> EXERCISE GOAL
Examine the entries and show every line in which the word "nframes" is found.

[Entries taken from a collection]
★ ★ ★ ★ ★

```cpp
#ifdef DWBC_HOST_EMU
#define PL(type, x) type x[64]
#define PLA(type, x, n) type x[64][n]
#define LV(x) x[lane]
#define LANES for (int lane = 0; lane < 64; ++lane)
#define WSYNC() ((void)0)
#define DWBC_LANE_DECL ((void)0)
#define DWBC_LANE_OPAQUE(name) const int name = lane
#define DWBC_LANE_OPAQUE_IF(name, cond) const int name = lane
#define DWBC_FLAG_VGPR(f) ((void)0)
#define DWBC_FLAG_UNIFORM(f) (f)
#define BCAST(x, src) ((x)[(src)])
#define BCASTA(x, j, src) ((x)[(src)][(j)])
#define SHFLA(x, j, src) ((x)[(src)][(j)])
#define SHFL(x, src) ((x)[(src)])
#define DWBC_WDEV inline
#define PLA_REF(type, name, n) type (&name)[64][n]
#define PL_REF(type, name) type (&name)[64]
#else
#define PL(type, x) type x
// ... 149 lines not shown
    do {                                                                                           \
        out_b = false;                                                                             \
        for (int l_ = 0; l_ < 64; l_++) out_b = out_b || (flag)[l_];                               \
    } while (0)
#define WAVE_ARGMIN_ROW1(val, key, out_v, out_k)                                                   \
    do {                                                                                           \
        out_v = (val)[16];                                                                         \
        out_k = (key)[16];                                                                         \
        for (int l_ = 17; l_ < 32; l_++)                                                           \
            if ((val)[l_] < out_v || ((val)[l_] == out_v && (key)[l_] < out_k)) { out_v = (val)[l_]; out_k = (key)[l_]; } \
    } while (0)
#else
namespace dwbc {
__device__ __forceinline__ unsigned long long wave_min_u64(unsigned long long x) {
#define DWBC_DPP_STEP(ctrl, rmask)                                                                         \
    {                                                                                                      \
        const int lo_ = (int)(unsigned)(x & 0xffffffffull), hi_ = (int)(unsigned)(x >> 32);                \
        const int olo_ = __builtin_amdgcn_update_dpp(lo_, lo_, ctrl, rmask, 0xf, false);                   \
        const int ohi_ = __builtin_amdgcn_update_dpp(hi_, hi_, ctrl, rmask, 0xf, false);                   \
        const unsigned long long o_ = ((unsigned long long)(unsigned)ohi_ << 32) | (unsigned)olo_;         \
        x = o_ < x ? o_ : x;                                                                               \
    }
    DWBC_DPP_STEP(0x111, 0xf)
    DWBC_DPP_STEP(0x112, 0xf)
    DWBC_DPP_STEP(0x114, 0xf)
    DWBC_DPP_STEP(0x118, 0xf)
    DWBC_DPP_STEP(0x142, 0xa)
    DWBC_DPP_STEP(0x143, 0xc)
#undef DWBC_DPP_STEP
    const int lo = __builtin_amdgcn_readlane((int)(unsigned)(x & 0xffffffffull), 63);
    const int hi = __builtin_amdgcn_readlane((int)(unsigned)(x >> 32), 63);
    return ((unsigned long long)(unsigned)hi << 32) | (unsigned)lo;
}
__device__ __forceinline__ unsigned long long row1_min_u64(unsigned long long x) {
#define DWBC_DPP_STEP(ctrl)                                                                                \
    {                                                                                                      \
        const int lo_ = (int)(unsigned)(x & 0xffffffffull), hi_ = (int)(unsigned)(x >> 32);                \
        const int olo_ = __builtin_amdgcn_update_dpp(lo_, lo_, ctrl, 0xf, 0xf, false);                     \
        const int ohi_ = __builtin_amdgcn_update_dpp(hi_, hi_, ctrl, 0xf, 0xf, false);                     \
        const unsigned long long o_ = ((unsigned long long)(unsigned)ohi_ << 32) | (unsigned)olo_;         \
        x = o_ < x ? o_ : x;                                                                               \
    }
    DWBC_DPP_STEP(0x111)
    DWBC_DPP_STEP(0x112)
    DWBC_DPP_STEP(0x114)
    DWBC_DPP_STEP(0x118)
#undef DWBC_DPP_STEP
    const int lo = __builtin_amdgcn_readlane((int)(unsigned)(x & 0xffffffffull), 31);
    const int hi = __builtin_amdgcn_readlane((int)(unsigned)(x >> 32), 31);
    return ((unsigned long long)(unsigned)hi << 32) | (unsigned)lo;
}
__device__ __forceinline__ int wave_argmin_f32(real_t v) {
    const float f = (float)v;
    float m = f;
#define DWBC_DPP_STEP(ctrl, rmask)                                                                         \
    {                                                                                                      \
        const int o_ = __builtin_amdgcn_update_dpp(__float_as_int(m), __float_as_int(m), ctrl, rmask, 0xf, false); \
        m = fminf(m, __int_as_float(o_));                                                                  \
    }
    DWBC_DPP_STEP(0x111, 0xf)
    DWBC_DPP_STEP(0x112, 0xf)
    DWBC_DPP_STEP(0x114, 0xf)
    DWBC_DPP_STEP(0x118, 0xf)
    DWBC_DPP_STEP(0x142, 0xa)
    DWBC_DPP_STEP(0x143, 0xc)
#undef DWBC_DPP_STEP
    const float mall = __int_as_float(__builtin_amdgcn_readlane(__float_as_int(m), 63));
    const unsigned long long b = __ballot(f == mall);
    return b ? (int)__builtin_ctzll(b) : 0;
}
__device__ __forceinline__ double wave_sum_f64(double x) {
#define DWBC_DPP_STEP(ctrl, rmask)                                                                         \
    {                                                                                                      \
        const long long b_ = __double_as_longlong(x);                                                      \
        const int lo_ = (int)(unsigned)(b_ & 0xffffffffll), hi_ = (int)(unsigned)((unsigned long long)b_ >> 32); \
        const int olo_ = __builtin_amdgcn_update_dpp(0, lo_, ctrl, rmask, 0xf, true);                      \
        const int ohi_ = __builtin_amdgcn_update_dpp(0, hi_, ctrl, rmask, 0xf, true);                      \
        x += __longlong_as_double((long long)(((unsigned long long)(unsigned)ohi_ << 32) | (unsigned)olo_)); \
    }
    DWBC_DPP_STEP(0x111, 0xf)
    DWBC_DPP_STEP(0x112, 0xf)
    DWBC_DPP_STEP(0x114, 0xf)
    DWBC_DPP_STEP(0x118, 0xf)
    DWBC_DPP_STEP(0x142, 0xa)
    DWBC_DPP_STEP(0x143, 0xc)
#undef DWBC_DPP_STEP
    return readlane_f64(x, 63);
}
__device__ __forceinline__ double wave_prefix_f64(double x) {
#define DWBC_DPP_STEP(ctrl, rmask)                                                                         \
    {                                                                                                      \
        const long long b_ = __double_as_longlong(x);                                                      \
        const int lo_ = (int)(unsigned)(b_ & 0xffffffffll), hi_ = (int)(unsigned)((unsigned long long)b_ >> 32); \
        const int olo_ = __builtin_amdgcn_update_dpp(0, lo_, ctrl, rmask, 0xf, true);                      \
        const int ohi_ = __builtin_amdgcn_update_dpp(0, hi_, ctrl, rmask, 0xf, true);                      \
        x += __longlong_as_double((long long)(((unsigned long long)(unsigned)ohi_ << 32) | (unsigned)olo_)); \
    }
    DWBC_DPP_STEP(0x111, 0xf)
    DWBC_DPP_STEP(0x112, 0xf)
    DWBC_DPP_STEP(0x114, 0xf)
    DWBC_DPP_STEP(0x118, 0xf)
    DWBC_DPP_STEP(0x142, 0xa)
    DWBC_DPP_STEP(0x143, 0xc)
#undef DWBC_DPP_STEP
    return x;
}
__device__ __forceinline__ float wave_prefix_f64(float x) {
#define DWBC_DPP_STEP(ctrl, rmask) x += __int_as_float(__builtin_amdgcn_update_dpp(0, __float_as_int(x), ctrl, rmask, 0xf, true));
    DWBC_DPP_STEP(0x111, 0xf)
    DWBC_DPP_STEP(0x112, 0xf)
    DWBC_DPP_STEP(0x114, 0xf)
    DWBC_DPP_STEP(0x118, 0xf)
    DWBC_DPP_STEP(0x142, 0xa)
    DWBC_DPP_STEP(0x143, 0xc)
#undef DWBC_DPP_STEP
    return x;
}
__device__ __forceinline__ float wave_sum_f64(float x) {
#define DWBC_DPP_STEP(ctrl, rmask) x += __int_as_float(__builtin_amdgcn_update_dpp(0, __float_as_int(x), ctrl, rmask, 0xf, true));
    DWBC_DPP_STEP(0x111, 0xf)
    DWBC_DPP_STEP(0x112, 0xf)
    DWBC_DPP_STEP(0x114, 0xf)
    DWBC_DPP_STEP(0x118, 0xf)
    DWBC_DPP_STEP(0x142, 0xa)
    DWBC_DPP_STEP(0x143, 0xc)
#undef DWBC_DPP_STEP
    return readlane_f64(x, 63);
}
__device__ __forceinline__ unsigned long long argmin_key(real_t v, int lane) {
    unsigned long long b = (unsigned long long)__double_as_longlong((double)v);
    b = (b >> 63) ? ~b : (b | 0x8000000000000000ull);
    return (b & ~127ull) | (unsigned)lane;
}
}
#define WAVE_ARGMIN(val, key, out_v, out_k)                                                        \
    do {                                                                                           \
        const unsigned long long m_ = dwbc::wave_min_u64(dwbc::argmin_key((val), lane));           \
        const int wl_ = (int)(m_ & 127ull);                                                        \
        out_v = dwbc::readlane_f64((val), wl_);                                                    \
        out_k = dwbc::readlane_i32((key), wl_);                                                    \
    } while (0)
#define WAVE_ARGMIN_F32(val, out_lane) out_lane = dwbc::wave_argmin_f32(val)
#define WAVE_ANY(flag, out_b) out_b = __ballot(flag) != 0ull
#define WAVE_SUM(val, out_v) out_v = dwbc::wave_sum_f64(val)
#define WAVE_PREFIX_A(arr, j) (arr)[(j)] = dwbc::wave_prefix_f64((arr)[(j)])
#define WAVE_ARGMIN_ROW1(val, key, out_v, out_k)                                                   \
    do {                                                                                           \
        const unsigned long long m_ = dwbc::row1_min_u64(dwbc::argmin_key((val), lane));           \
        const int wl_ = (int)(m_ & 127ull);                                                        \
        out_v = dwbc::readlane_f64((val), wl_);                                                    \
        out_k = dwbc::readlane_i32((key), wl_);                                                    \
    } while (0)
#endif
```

★ ★ ★ ★ ★

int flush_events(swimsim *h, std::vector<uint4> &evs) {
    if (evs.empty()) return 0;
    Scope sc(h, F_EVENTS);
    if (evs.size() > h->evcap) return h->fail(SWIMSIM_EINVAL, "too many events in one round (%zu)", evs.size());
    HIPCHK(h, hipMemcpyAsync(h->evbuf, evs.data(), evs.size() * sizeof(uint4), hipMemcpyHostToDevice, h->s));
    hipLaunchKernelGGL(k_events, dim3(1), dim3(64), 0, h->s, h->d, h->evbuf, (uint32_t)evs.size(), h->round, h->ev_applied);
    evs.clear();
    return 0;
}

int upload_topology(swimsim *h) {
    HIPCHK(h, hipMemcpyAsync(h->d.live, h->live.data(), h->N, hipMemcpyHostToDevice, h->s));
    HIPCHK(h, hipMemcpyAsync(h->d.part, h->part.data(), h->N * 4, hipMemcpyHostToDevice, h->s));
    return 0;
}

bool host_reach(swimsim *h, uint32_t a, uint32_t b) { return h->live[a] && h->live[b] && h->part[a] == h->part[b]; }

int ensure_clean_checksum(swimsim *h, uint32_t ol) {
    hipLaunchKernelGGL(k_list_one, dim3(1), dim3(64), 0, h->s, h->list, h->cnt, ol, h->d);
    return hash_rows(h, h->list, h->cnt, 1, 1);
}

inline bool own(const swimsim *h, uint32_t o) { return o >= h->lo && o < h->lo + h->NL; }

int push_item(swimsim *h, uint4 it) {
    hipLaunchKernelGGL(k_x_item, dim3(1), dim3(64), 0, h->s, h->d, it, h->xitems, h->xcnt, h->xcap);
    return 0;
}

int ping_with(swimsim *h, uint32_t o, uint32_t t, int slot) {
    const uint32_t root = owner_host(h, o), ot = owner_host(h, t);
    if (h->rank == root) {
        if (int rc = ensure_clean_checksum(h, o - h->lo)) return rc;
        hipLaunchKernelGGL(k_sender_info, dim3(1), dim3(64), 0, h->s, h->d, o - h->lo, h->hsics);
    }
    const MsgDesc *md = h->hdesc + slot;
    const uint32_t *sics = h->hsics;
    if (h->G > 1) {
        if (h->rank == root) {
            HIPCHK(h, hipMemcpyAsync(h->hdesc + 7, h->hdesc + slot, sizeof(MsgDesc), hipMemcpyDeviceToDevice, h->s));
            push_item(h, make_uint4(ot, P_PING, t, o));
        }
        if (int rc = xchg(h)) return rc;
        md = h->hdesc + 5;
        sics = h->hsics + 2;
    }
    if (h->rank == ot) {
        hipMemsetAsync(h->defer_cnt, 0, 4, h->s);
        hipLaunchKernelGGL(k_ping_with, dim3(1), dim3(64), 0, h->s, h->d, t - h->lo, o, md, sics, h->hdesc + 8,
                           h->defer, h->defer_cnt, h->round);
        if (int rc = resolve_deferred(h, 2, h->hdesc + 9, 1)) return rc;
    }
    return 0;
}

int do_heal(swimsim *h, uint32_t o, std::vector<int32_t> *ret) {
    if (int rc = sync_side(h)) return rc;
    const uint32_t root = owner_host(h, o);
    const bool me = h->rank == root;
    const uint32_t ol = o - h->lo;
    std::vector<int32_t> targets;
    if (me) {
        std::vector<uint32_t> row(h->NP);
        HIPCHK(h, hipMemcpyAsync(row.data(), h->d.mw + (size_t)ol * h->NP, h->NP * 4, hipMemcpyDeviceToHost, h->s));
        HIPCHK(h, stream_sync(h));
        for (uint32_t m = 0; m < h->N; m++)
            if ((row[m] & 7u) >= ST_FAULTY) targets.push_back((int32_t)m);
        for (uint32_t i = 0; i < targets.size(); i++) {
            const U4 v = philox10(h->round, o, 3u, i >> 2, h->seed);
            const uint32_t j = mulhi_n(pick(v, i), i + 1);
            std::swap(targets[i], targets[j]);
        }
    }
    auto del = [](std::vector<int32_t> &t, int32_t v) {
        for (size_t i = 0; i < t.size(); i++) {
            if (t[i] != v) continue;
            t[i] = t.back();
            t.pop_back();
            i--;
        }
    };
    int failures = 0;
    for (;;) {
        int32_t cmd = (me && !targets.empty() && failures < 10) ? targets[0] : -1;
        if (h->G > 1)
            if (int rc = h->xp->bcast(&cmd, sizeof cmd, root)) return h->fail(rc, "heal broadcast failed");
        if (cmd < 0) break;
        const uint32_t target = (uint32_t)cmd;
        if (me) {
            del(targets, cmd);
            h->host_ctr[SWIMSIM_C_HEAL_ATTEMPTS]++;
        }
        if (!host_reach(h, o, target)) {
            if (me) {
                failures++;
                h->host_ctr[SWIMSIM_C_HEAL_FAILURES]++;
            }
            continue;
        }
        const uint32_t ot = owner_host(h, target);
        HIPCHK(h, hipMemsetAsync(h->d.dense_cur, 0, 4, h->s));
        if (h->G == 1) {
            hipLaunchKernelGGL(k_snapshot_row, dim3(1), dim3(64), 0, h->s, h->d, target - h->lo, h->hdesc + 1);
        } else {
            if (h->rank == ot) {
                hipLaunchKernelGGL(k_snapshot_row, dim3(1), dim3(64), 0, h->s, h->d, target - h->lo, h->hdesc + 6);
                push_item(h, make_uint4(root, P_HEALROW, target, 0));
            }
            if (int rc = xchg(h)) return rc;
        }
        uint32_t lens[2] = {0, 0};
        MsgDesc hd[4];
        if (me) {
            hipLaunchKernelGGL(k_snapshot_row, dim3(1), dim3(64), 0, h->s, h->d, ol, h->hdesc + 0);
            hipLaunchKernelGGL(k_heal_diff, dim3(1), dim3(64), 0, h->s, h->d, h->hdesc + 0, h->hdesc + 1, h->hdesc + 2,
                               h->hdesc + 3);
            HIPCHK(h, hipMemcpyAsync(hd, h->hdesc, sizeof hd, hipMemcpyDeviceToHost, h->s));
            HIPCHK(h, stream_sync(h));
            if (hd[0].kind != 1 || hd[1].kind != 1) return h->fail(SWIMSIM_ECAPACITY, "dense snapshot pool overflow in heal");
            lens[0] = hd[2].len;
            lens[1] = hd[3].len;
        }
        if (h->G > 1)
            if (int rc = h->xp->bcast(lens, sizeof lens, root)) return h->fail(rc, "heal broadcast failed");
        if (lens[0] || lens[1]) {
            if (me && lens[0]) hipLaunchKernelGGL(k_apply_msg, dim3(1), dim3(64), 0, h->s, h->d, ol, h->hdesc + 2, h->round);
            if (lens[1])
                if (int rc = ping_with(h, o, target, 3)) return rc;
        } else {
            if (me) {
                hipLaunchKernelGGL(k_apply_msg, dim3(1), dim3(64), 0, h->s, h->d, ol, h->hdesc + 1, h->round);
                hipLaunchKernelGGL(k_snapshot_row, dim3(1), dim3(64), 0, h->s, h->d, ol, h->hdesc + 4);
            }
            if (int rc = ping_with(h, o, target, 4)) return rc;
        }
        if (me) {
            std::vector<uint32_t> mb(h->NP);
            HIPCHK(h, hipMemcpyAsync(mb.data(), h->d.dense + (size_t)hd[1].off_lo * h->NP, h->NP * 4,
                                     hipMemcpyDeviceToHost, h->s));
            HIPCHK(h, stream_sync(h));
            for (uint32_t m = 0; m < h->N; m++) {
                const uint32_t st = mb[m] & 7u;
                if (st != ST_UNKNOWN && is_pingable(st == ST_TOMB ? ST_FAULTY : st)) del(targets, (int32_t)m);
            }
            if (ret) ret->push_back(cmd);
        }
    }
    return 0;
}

★ ★ ★ ★ ★

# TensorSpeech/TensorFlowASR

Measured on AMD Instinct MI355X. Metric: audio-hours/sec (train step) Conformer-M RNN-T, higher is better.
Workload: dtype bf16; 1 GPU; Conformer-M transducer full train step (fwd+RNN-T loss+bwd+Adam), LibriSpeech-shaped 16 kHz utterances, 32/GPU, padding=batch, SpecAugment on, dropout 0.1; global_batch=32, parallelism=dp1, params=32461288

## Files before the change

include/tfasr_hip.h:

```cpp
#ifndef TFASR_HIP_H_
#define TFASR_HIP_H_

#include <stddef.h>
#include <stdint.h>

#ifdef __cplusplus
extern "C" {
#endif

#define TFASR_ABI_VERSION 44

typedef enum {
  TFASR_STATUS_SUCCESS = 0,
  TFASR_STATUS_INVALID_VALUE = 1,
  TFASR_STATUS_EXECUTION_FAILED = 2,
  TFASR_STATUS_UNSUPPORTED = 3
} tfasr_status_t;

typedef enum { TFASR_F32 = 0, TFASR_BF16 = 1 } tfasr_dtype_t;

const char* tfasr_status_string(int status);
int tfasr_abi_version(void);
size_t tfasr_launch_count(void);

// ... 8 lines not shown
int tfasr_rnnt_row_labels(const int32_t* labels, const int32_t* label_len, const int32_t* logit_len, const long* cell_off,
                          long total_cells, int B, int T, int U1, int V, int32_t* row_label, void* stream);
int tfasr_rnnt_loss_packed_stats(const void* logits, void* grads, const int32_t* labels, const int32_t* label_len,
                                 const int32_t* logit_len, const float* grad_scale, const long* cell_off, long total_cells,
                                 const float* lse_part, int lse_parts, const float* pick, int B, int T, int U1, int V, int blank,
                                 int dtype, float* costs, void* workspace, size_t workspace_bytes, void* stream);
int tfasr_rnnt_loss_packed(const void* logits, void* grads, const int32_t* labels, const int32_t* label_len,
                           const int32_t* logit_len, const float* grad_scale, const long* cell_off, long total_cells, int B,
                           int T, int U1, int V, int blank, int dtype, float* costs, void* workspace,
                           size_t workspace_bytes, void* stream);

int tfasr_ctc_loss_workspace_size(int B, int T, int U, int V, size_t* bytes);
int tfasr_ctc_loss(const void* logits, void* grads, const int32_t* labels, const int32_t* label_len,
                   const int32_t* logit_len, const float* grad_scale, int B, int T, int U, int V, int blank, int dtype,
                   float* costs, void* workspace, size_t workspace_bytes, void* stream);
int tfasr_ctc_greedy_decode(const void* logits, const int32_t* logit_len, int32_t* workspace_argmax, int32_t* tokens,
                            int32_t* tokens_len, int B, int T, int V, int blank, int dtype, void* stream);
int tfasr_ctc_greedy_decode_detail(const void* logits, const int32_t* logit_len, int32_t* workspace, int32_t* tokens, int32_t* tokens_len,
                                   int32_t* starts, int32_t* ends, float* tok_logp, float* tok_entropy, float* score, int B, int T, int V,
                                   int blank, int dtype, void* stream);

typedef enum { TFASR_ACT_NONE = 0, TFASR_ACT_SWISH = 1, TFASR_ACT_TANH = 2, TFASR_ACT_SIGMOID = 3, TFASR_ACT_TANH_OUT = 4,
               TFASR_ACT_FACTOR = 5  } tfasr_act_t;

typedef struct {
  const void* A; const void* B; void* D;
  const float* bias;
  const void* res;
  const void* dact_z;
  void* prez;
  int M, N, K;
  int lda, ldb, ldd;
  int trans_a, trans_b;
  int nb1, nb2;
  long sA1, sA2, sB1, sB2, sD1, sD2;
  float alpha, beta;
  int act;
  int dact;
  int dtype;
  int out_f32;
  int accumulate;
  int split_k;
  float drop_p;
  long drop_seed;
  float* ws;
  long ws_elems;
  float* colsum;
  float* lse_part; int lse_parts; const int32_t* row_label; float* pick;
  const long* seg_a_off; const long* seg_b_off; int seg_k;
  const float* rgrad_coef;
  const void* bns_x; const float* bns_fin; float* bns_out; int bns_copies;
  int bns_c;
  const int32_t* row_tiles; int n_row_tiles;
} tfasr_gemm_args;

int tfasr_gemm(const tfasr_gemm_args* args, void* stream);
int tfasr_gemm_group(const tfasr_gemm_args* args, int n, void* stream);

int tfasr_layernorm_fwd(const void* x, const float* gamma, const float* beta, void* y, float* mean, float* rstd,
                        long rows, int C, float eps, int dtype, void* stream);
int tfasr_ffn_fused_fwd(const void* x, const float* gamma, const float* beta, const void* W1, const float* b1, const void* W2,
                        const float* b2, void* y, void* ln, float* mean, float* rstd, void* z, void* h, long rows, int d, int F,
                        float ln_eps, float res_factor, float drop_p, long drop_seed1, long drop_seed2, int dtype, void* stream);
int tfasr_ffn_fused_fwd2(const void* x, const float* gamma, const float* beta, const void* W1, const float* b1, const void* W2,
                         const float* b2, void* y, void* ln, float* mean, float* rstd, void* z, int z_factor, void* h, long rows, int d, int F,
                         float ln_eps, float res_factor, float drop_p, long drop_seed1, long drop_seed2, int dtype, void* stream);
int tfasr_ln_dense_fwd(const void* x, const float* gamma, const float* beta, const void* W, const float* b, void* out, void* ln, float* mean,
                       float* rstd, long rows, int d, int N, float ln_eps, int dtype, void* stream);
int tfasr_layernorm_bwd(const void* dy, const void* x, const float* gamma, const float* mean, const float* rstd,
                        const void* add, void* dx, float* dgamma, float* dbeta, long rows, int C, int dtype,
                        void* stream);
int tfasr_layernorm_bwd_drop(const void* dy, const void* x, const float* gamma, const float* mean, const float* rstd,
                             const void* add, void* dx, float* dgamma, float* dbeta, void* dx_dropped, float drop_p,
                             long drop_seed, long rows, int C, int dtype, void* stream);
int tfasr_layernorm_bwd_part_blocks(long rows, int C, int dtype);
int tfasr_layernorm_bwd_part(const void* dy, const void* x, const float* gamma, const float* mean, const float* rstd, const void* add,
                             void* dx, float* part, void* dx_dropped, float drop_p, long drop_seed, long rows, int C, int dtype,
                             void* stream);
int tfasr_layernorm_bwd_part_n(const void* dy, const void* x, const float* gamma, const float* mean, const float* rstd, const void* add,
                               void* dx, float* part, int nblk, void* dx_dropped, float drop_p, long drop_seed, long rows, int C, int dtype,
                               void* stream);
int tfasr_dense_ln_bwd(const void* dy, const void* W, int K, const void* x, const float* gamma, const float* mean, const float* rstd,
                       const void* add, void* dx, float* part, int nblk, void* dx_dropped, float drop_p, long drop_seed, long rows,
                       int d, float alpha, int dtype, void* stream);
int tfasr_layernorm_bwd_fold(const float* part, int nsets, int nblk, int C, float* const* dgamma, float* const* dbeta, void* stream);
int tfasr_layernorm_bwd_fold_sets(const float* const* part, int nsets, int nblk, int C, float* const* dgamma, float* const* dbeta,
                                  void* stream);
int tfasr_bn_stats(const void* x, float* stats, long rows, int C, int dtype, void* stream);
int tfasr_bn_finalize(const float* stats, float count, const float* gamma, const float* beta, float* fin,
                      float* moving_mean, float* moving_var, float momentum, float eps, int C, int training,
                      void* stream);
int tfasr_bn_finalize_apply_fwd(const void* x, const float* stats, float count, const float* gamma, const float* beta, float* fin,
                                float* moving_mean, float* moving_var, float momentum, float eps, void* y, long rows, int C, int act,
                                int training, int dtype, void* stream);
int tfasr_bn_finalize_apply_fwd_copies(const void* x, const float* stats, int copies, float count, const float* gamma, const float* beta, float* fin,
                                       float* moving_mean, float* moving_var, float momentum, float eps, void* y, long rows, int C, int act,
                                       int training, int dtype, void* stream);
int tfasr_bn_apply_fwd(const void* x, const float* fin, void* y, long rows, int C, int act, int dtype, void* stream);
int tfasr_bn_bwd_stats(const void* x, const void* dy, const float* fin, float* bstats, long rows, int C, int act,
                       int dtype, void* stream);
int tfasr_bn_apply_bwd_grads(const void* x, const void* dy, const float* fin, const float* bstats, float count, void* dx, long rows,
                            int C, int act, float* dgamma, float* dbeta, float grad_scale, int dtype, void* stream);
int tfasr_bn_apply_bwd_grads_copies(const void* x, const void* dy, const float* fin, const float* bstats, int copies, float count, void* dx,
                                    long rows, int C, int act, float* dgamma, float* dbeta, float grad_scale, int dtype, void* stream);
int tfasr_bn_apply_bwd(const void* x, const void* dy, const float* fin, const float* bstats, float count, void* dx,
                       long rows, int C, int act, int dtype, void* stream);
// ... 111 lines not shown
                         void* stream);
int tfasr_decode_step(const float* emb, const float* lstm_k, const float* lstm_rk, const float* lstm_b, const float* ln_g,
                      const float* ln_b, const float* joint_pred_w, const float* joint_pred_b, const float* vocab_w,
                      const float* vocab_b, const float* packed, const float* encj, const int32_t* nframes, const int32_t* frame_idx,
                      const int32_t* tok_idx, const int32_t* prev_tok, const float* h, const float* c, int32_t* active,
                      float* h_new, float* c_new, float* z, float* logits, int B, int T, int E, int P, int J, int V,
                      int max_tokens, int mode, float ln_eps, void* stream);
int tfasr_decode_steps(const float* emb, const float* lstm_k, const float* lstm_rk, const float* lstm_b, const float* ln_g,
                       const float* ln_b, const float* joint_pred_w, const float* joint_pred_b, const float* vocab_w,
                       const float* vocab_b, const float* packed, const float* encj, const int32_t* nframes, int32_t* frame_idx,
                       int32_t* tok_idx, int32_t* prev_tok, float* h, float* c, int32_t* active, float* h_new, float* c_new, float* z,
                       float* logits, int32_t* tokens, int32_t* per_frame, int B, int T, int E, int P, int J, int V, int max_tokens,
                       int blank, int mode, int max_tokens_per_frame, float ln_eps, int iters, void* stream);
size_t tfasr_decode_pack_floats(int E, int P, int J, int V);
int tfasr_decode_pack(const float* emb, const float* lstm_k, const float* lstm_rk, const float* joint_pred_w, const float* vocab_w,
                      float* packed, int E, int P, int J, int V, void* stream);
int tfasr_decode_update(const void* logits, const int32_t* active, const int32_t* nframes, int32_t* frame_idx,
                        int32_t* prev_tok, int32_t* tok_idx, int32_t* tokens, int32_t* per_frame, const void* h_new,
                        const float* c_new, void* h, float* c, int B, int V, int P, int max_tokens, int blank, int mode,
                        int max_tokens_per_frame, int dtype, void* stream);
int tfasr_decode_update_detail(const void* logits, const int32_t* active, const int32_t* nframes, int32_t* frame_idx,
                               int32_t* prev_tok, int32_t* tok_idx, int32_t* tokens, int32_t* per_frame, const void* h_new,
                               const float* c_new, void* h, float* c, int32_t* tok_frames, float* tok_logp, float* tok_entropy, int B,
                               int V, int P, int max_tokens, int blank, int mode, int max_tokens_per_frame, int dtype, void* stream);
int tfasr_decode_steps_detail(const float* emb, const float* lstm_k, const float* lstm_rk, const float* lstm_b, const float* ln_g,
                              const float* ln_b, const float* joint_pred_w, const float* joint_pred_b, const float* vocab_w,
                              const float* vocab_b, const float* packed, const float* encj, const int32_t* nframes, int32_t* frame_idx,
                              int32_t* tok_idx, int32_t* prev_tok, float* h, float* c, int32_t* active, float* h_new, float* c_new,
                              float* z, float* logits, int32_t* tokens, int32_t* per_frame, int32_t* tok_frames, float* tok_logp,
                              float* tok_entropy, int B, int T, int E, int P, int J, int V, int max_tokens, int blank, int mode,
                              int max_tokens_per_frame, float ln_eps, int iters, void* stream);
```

★ ★ ★ ★ ★

> FINAL ANSWER
                      const float* vocab_b, const float* packed, const float* encj, const int32_t* nframes, const int32_t* frame_idx,
                       const float* vocab_b, const float* packed, const float* encj, const int32_t* nframes, int32_t* frame_idx,
int tfasr_decode_update(const void* logits, const int32_t* active, const int32_t* nframes, int32_t* frame_idx,
int tfasr_decode_update_detail(const void* logits, const int32_t* active, const int32_t* nframes, int32_t* frame_idx,
                              const float* vocab_b, const float* packed, const float* encj, const int32_t* nframes, int32_t* frame_idx,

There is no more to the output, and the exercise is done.